Usa el buscador google para que identifiques sus características en la hoja de datos. 

http://documentation.renesas.com/doc/products/transistor/rej03g0465_bcr3km12_rb.pdf


----------



## diegopat2014 (Nov 9, 2015)

hola dani .. pues la verdadnoto que tienes conocimiento ... en cuanto a mi soy novato eso de la comparacion .. no se leer esos diagramas ... fui a la casa de electronica y le lleve el TRIAC y me dijeron que no tienen y era una casa importante no sabian que decirme .. 
por esos recurro a ustedes que son expertos. 
bueno lo que tu me dices es que con seguridad le puedo poner otro triac que trabaje de la misma forma que ese bcr..
mira ...
sabes porque digo que es ese triaca BCR porque puesto en la plaqueta deja pasar los 220v por una de las patas.
lo mido con multimetro y la pata de el medio con una de los costados manda continuidad y lo que hace es que esos 220v desde que lo enchufas al lavarropa tira a desagorar.. hace funcionar continuamente todo el tiempo todo el dia la bomba de desagote... 
viendo la plaqueta encuentro otros triac , dos mas al lado y no tienn fuga o continuidad pero este que hace funcionar la bomba tira continuamente los 220v
...
lo que le paso es que una ves de inundo el lugar donde estaba el lavarropas y el agua llego a la bomba de desagote , la quemo , y tube que comprar otra . ashora esta como nueva.. 
yo calculo que la corriente afecto a lo primero que tiene a su paso y es el bcr3km 12L que quiero cambiar.. 
bueno gracias por tu comentario 
si me puedes ayudar y ver el diagrama de el bcr3km y compararlo con el que tu dices, MAC218A10  te lo agradesco. gracias


----------



## Daniel Meza (Nov 9, 2015)

Si, es el componente que maneja la carga y es de los primeros que se quema cuando hay algún desperfecto. Lo que te puedo aconsejar si es que deseas enfrentar la compostura es que imprimas la hoja de datos del link que puse y vayas a tu tienda de electrónica, coméntales que quieres algún equivalente.

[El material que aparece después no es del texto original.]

@@ -1203,6 +1307,7 @@
     {"winograd_f32", &oai_unet::opt_wino_f32, 0, 1, "oai_unet_set_option: winograd_f32 must be 0 or 1"},
     {"first_blocks", &oai_unet::opt_first_blocks, 1, 4096, "oai_unet_set_option: first_blocks must be in [1, 4096]"},
     {"up_nbw", &oai_unet::opt_up_nbw, 0, 64, "oai_unet_set_option: up_nbw must be in [0, 64]"},
+    {"own_cover", &oai_unet::opt_own_cover, 0, 1, "oai_unet_set_option: own_cover must be 0 or 1"},
     {"fuse_first", &oai_unet::fuse_first, 0, 1, "oai_unet_set_option: fuse_first must be 0 or 1"},
     {"xcd_group", &oai_unet::xcd_group, 0, 4096, "oai_unet_set_option: xcd_group must be in [0, 4096]"},
 };
@@ -1475,6 +1580,14 @@
         for (int i = 0; i < 3; ++i) {
             row[i] = up ? need[k].lo[i] / 2 : need[k].lo[i];
             row[3 + i] = up ? (need[k].hi[i] + 1) / 2 : need[k].hi[i];
+        }
+        const int slot = own_cover_slot(k);
+        if (slot < 0) continue;
+        Box piece[3];
+        tile_cover(need[k], piece);
+        for (int s = 0; s < 3; ++s) {
+            int* prow = table + ((size_t)(18 + 3 * slot + s) * n + t) * 6;
+            for (int i = 0; i < 3; ++i) { prow[i] = piece[s].lo[i]; prow[3 + i] = piece[s].hi[i]; }
         }
     }
 }
@@ -1561,8 +1674,10 @@
             const int n = c0 + nc - t < batch ? c0 + nc - t : batch;
             Box uni[18];
             for (int k = 0; k < 18; ++k) for (int i = 0; i < 3; ++i) { uni[k].lo[i] = 1 << 30; uni[k].hi[i] = 0; }
+            OwnPlan own{};
             for (int j = 0; j < n; ++j) {
                 tile_regions(t + j, sp, need);
+                own_plan_add(own, need);
                 for (int k = 0; k < 18; ++k) {
                     if (need[k].hi[0] <= need[k].lo[0]) continue;
                     for (int i = 0; i < 3; ++i) {
@@ -1574,7 +1689,7 @@
             if (uni[0].hi[0] == 0) continue;
             src.tile_begin = t;
             if (int rc = run_batch(h, src, n, uni, out_mode, blocks + (size_t)(t - tile_begin) * h->n_classes * bvox,
-                                   buf, st, table_dev, nc, t - c0, shared ? &se : nullptr)) return rc;
+                                   buf, st, table_dev, nc, t - c0, shared ? &se : nullptr, &own)) return rc;
         }
     }
     return OAI_OK;
@@ -1615,6 +1730,84 @@
     return OAI_OK;
 }
 
+static double started_block_voxels(const Box& launch, int TY, int TX, const Box& tb) {
+    if (box_empty(launch)) return 0.0;
+    Box b;
+    for (int i = 0; i < 3; ++i) { b.lo[i] = std::max(launch.lo[i], tb.lo[i]); b.hi[i] = std::min(launch.hi[i], tb.hi[i]); }
+    if (box_empty(b)) return 0.0;
+    auto started = [&](int i, int T) { int c = 0; for (int o = launch.lo[i]; o < launch.hi[i]; o += T) c += !(o >= b.hi[i] || o + T <= b.lo[i]); return c; };
+    const double yx = (double)started(1, TY) * started(2, TX) * TY * TX;
+    double v = 0.0;
+    for (int oz = launch.lo[0]; oz < launch.hi[0]; oz += 4) {
+        if (oz >= b.hi[0] || oz + 4 <= b.lo[0]) continue;
+        const int m_lo = std::max(0, b.lo[0] - oz), m_hi = std::min(4, b.hi[0] - oz);
+        v += (m_lo == 0 ? m_hi : 4) * yx;
+    }
+    return v;
+}
+
+int oai_unet_cover_stats(int D, int H, int W, const int tile[3], const int overlap[3], const int crop[3], int batch, int layer,
+                         double stats_host[3], int* pieces_host, int n_tiles) {
+    OAI_CHECK_ARG(tile && overlap && stats_host, "oai_unet_cover_stats: null pointer");
+    OAI_CHECK_ARG(batch > 0, "oai_unet_cover_stats: batch must be > 0");
+    const bool up = layer >= 0 && layer < 18 && layer_kind(layer) == 2;
+    OAI_CHECK_ARG(up || (layer >= 0 && layer < 18 && own_cover_slot(layer) >= 0), "oai_unet_cover_stats: layer %d is neither an own-cover conv layer nor an up-conv", layer);
+    if (int rc = check_tile(tile[0], tile[1], tile[2])) return rc;
+    SegGeom g;
+    if (int rc = seg_geometry(D, H, W, tile, overlap, g)) return rc;
+    OAI_CHECK_ARG(!pieces_host || n_tiles == g.ntiles, "oai_unet_cover_stats: the volume has %d tiles, not %d", g.ntiles, n_tiles);
+    const SegParams sp = seg_params(D, H, W, tile, overlap, crop, g, true);
+    auto in_box = [&](Box b) { if (up) for (int i = 0; i < 3; ++i) { b.lo[i] /= 2; b.hi[i] = (b.hi[i] + 1) / 2; } return b; };
+    auto voxels = [](const Box& b) { return box_empty(b) ? 0.0 : (double)(b.hi[0] - b.lo[0]) * (b.hi[1] - b.lo[1]) * (b.hi[2] - b.lo[2]); };
+    Box need[18];
+    stats_host[0] = stats_host[1] = stats_host[2] = 0.0;
+    for (int t0 = 0; t0 < g.ntiles; t0 += batch) {
+        const int n = std::min(batch, g.ntiles - t0);
+        Box uni;
+        for (int i = 0; i < 3; ++i) { uni.lo[i] = 1 << 30; uni.hi[i] = 0; }
+        for (int j = 0; j < n; ++j) {
+            tile_regions(t0 + j, sp, need);
+            if (box_empty(need[layer])) continue;
+            for (int i = 0; i < 3; ++i) { uni.lo[i] = std::min(uni.lo[i], need[layer].lo[i]); uni.hi[i] = std::max(uni.hi[i], need[layer].hi[i]); }
+        }
+        Box launch = in_box(uni);
+        launch.lo[2] &= up ? ~0 : ~1;
+        const Cover c = cover_box(launch, 8, 4, 4, false);
+        for (int j = 0; j < n; ++j) {
+            tile_regions(t0 + j, sp, need);
+            const Box b = in_box(need[layer]);
+            Box piece[3] = {b, {}, {}};
+            stats_host[0] += voxels(b);
+            if (up) {
+                if (!box_empty(b) && !box_empty(launch)) {
+                    const int ryx = (launch.hi[1] - launch.lo[1]) * (launch.hi[2] - launch.lo[2]), nvox = (launch.hi[0] - launch.lo[0]) * ryx;
+                    for (int mb = 0; mb < cdiv(nvox, 128); ++mb) {
+                        const int zf = launch.lo[0] + (mb * 128) / ryx, zl = launch.lo[0] + std::min(mb * 128 + 127, nvox - 1) / ryx;
+                        if (!(zl < b.lo[0] || zf >= b.hi[0])) stats_host[1] += 128.0;
+                    }
+                    stats_host[2] += 128.0 * cdiv((int)voxels(b), 128);
+                }
+            } else {
+                stats_host[1] += started_block_voxels(c.main, 8, 8, b);
+                if (c.wr) stats_host[1] += started_block_voxels(c.xs, 16, 4, b);
+                if (c.hr) stats_host[1] += started_block_voxels(c.ys, 4, 16, b);
+                tile_cover(b, piece);
+                for (int s = 0; s < 3; ++s) {
+                    int nb[3];
+                    piece_blocks(piece[s], s, nb);
+                    if (nb[0]) stats_host[2] += (double)(piece[s].hi[0] - piece[s].lo[0]) * nb[1] * nb[2] * kWinoTY[s] * kWinoTX[s];
+                }
+            }
+            if (pieces_host) {
+                int* row = pieces_host + (size_t)(t0 + j) * 24;
+                for (int i = 0; i < 3; ++i) { row[i] = b.lo[i]; row[3 + i] = b.hi[i]; }
+                for (int s = 0; s < 3; ++s) for (int i = 0; i < 3; ++i) { row[6 + 6 * s + i] = piece[s].lo[i]; row[9 + 6 * s + i] = piece[s].hi[i]; }
+            }
+        }
+    }
+    return OAI_OK;
+}
+
 int oai_stitch_blocks(const float* blocks, int ncls, int D, int H, int W, const int tile[3], const int overlap[3],
                       const int crop[3], float* maps, void* stream) {
     StitchRanges rg{};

Luego, antes de instalarlo en la placa comprueba los demás componentes asociados (conectados) al TRIAC, que no estén quemados, generalmente se trata de capacitores.

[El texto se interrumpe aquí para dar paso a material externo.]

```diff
@@ -345,6 +346,11 @@
     def clear(self):
         check(self._lib.abb_filter_clear(self._h))
 
+    def download_solid(self) -> np.ndarray:
+        out = np.empty((self.size() + 7) // 8, dtype=np.uint8)
+        check(self._lib.abb_filter_download_solid(self._h, _ptr(out), out.size))
+        return out
+
     def popcounts(self) -> tuple[int, int]:
         a, b = C.c_uint64(0), C.c_uint64(0)
         check(self._lib.abb_filter_popcount(self._h, C.byref(a), C.byref(b)))
diff --git a/abyss_b200/csrc/abb_api.cu b/abyss_b200/csrc/abb_api.cu
--- a/abyss_b200/csrc/abb_api.cu
+++ b/abyss_b200/csrc/abb_api.cu
@@ -64,6 +64,25 @@
 	v.level_stride = f->bytes_per_level;
 	v.levels = f->levels;
 	return v;
+}
+
+int solid_bitmap(abb_filter* f, cudaStream_t st, const uint8_t** bits)
+{
+	ABB_REQUIRE(f && f->kind == ABB_COUNTING, "the solid bitmap needs a counting filter");
+	ABB_CUDA(cudaSetDevice(f->device));
+	const uint64_t nwords = (f->size + 31) / 32;
+	if (!f->d_solid) {
+		ABB_CUDA(cudaMalloc((void**)&f->d_solid, nwords * 4 + 16));
+		f->solid_version = 0;
+	}
+	if (f->raw_exposed || f->solid_version != f->version || f->solid_threshold != f->threshold) {
+		k_solid_bits<<<148 * 8, 256, 0, st>>>(f->d_data, f->size, f->threshold, (uint32_t*)f->d_solid);
+		ABB_CUDA(cudaGetLastError());
+		f->solid_version = f->version;
+		f->solid_threshold = f->threshold;
+	}
+	*bits = f->d_solid;
+	return ABB_OK;
 }
 
 static uint64_t map_entries_for(uint64_t filter_size, unsigned lg = 25)
@@ -211,6 +230,7 @@
 {
 	if (n_slots == 0)
 		return ABB_OK;
+	++f->version;
 	if (f->kind == ABB_BIT) {
 		ABB_DISPATCH_H(f->H, (k_bits_insert<LITERAL, MAXH><<<blocks_for(n_slots, 256), 256, 0, f->stream>>>(
 		                         d_hashes, d_valid, n_slots, f->cfg, f->d_data)));
@@ -589,6 +609,7 @@
 {
 	if (n_slots == 0)
 		return ABB_OK;
+	++f->version;
 	const uint64_t user_window = f->window;
 	f->window = sharded_window(f, (unsigned)c->world);
 	f->map_log2 = 27;
@@ -828,6 +849,7 @@
 	if (f->stream)
 		cudaStreamSynchronize(f->stream);
 	cudaFree(f->d_data);
+	cudaFree(f->d_solid);
 	cudaFree(f->d_care);
 	cudaFree(f->d_tags2[0]);
 	cudaFree(f->d_tags2[1]);
@@ -1131,6 +1153,7 @@
 		return ABB_OK;
 	const uint64_t chunk = shard_chunk(f->bytes_per_level, (unsigned)c->world);
 	ABB_REQUIRE(chunk * c->world <= f->bytes_per_level + 4096, "too many ranks for the all-gather slack");
+	++f->version;
 	ABB_NCCL(g_nccl.AllGather(f->d_data + (uint64_t)c->rank * chunk, f->d_data, chunk, ncclUint8, c->comm, f->stream));
 	ABB_CUDA(cudaStreamSynchronize(f->stream));
 	return ABB_OK;
@@ -1204,6 +1227,7 @@
 		return nullptr;
 	cudaSetDevice(f->device);
 	cudaStreamSynchronize(f->stream);
+	f->raw_exposed = true;
 	return f->d_data + (uint64_t)level * f->bytes_per_level;
 }
 
@@ -1420,6 +1444,7 @@
 	ABB_CHECK(level_ptr(f, level, nbytes, &p));
 	ABB_REQUIRE(host, "NULL buffer");
 	ABB_CUDA(cudaSetDevice(f->device));
+	++f->version;
 	ABB_CUDA(cudaMemcpyAsync(p, host, nbytes, cudaMemcpyHostToDevice, f->stream));
 	ABB_CUDA(cudaStreamSynchronize(f->stream));
 	return ABB_OK;
@@ -1428,8 +1453,22 @@
 int abb_filter_clear(abb_filter* f)
 {
 	ABB_REQUIRE(f, "NULL filter");
+	++f->version;
 	ABB_CUDA(cudaSetDevice(f->device));
 	ABB_CUDA(cudaMemsetAsync(f->d_data, 0, f->bytes_per_level * f->levels, f->stream));
+	ABB_CUDA(cudaStreamSynchronize(f->stream));
+	return ABB_OK;
+}
+
+int abb_filter_download_solid(abb_filter* f, uint8_t* host, uint64_t nbytes)
+{
+	ABB_REQUIRE(f && host, "NULL argument");
+	ABB_REQUIRE(f->kind == ABB_COUNTING, "the solid bitmap needs a counting filter");
+	ABB_REQUIRE(nbytes == (f->size + 7) / 8, "buffer is %llu bytes, the solid bitmap is %llu", (unsigned long long)nbytes,
+	            (unsigned long long)((f->size + 7) / 8));
+	const uint8_t* bits = nullptr;
+	ABB_CHECK(solid_bitmap(f, f->stream, &bits));
+	ABB_CUDA(cudaMemcpyAsync(host, bits, nbytes, cudaMemcpyDeviceToHost, f->stream));
 	ABB_CUDA(cudaStreamSynchronize(f->stream));
 	return ABB_OK;
 }
diff --git a/abyss_b200/csrc/abb_assemble.cu b/abyss_b200/csrc/abb_assemble.cu
--- a/abyss_b200/csrc/abb_assemble.cu
+++ b/abyss_b200/csrc/abb_assemble.cu
@@ -18,12 +18,13 @@
 	return (((key ^ (0x9E3779B97F4A7C15ULL * (cls + 1))) * 0xD6E8FEB86659FD93ULL) >> 24) & mask;
 }
 
+__device__ __forceinline__ bool solid_bit(const uint8_t* bits, uint64_t p) { return (__ldcg(bits + (p >> 3)) >> (p & 7)) & 1; }
+
 struct WarpCtx {
 	unsigned k, trim;
 	RollTab rt;
 	const HashCfg* cfg;
-	const uint8_t* counters;
-	unsigned threshold;
+	const uint8_t* solid;
 	unsigned lane;
 	Frame* frames;
 	uint64_t* look;
@@ -75,11 +76,11 @@
 	{
 		const unsigned n = lane >> 2, hs = lane & 3;
 		const uint64_t h0 = neighbor_bloom(v, k, rt, n < 4 ? FWD : REV, n & 3);
-		unsigned mn = 255;
+		bool ok = true;
 		for (unsigned i = hs; i < cfg->H; i += 4)
-			mn = min(mn, (unsigned)__ldcg(counters + nth_pos(h0, *cfg, i)));
+			ok &= solid_bit(solid, nth_pos(h0, *cfg, i));
 		Probe p;
-		p.ok = mn >= threshold;
+		p.ok = ok;
 		return p;
 	}
 	__device__ unsigned neighbors_finish(const Probe& p) const
@@ -106,10 +107,8 @@
 		bool ok = true;
 		if (mine) {
 			const uint64_t h0 = neighbor_bloom(v, k, rt, n < 4 ? FWD : REV, n & 3);
-			unsigned mn = 255;
 			for (unsigned i = hs; i < cfg->H; i += 4)
-				mn = min(mn, (unsigned)__ldcg(counters + nth_pos(h0, *cfg, i)));
-			ok = mn >= threshold;
+				ok &= solid_bit(solid, nth_pos(h0, *cfg, i));
 		}
 		Probe p;
 		p.ok = ok;
@@ -398,9 +397,9 @@
 };
 
 struct WalkCfg {
-	unsigned k, trim, threshold;
+	unsigned k, trim;
 	RollTab rt;
-	const uint8_t* counters;
+	const uint8_t* solid;
 };
 
 struct TileView {
@@ -417,8 +416,7 @@
 	c.trim = w.trim;
 	c.rt = w.rt;
 	c.cfg = cfg;
-	c.counters = w.counters;
-	c.threshold = w.threshold;
+	c.solid = w.solid;
 	c.lane = threadIdx.x & 31;
 	c.frames = frames ? frames + (size_t)gwarp * kFrameCap : nullptr;
 	c.look = look + (size_t)gwarp * kLookCap;
@@ -470,7 +468,7 @@
 					if (j < nk) {
 						const uint64_t h = h0[s0 + j];
 						for (unsigned i = 0; i < cfg.H; ++i)
-							ok &= __ldcg(w.counters + nth_pos(h, cfg, i)) >= w.threshold;
+							ok &= solid_bit(w.solid, nth_pos(h, cfg, i));
 					}
 					solid = __all_sync(0xffffffffu, ok);
 				}
@@ -559,7 +557,7 @@
 			continue;
 		bool solid = true;
 		for (unsigned i = 0; i < cfg.H; ++i)
-			solid &= __ldcg(w.counters + nth_pos(h, cfg, i)) >= w.threshold;
+			solid &= solid_bit(w.solid, nth_pos(h, cfg, i));
 		if (!solid)
 			continue;
 		const unsigned long long key = h ? h : 1;
@@ -1081,6 +1079,7 @@
 	DevBuf<uint8_t> gather;
 	const uint8_t* cur_bases = nullptr;
 	const uint64_t* cur_offs = nullptr;
+	const uint8_t* solid_bits = nullptr;
 
 	DevBuf<uint8_t> bases, valid, codes, vis, scan_tmp, cseq, cvalid, rcode, caccept;
 	DevBuf<uint64_t> offs, slot_offs, h0, coffs, cslot, ch0;
@@ -1201,9 +1200,8 @@
 	WalkCfg w;
 	w.k = a->solid->k;
 	w.trim = a->params.trim;
-	w.threshold = a->solid->threshold;
 	w.rt = a->rt;
-	w.counters = a->solid->d_data;
+	w.solid = a->solid_bits;
 	return w;
 }
 
@@ -1997,6 +1995,7 @@
 		ABB_CHECK(launch_hash(nullptr, f->k, f->d_care, d_bases, d_offs, a->slot_offs.p, 0, n_reads, 0, a->h0.p, a->valid.p, st,
 		                      &a->st_launches));
 	*total_out = total;
+	ABB_CHECK(solid_bitmap(f, st, &a->solid_bits));
 	if (!classify)
 		return ABB_OK;
 	int sms = 148;
diff --git a/abyss_b200/csrc/abb_common.h b/abyss_b200/csrc/abb_common.h
--- a/abyss_b200/csrc/abb_common.h
+++ b/abyss_b200/csrc/abb_common.h
@@ -125,4 +125,14 @@
 	uint64_t prof_stride = 1, prof_slots = 0, sh_drains = 0;
 	std::vector<cudaEvent_t> prof_ev;
 	size_t prof_used = 0;
+
+	uint64_t version = 1;
+	bool raw_exposed = false;
+	uint8_t* d_solid = nullptr;
+	uint64_t solid_version = 0;
+	unsigned solid_threshold = 0;
 };
+
+namespace abb {
+int solid_bitmap(abb_filter* f, cudaStream_t st, const uint8_t** bits);
+}
diff --git a/abyss_b200/csrc/abb_insert.cuh b/abyss_b200/csrc/abb_insert.cuh
--- a/abyss_b200/csrc/abb_insert.cuh
+++ b/abyss_b200/csrc/abb_insert.cuh
@@ -936,4 +936,27 @@
 	}
 }
 
-}
+static __global__ void __launch_bounds__(256)
+k_solid_bits(const uint8_t* __restrict__ counters, uint64_t n, unsigned threshold, uint32_t* __restrict__ bits)
+{
+	const uint64_t nwords = (n + 31) / 32;
+	const unsigned t4 = min(threshold, 255u) * 0x01010101u;
+	for (uint64_t i = (uint64_t)blockIdx.x * blockDim.x + threadIdx.x; i < nwords; i += (uint64_t)gridDim.x * blockDim.x) {
+		const uint4* src = reinterpret_cast<const uint4*>(counters + 32 * i);
+		const uint4 a = __ldcs(src), b = __ldcs(src + 1);
+		const unsigned x[8] = { a.x, a.y, a.z, a.w, b.x, b.y, b.z, b.w };
+		uint32_t w = 0;
+#pragma unroll
+		for (int j = 0; j < 8; ++j) {
+			const unsigned m = __vcmpgeu4(x[j], t4) & 0x01010101u;
+			w |= (((m * 0x01020408u) >> 24) & 15u) << (4 * j);
+		}
+		if (threshold > 255)
+			w = 0;
+		if (32 * i + 32 > n)
+			w &= (1u << (unsigned)(n - 32 * i)) - 1u;
+		bits[i] = w;
+	}
+}
+
+}
diff --git a/include/abyss_b200.h b/include/abyss_b200.h
--- a/include/abyss_b200.h
+++ b/include/abyss_b200.h
@@ -82,6 +82,7 @@
 int abb_filter_download(abb_filter* f, int level, uint8_t* host, uint64_t nbytes);
 int abb_filter_upload(abb_filter* f, int level, const uint8_t* host, uint64_t nbytes);
 int abb_filter_clear(abb_filter* f);
+int abb_filter_download_solid(abb_filter* f, uint8_t* host, uint64_t nbytes);
 
 int abb_filter_popcount(abb_filter* f, uint64_t* nonzero, uint64_t* at_or_above_threshold);
 
```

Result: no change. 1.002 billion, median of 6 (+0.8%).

Todo esto hazlo obviamente con la tarjeta desconectada.

Saludos


----------



## diegopat2014 (Nov 10, 2015)

ok gracias sisi creo que es ese triac .porque el programa anda todo a la perfeccion ,,, carga agua corta da vuelta pa un lado y pa el otro solo que cuando desagota le enchufo el cable blanco que ves en la plaqueta el triac que marque con el circulo rojo me da los 220v para la bomba de desagote .. solo falta eso que corte el desagote porque recibe en todo momento los 220v del triac.
vamos a ir al la casa de electronica y que me de uno integrado triac a ver si cumple su funcion de cortar los 220v asi sigue todo su proceso.
le voy a llevar el diagrama para que vea , se supone que se daran cuanta de lo que necesito
gracias.


----------



## diegopat2014 (Nov 10, 2015)

ok ya anda bien ... me imaginaba que era ese triac porque es la llave que le alimentaba la carga para desagote del agua del lavarropa.. lo que le puse fue uno remplazo,, en la tienda de electronica me dio uno que funciono es mas tiene mas amperio . pero la cosa es que funciona perfecto y en casa todos contentos .. 
gracias asunto solucionado. saludos dani.


----------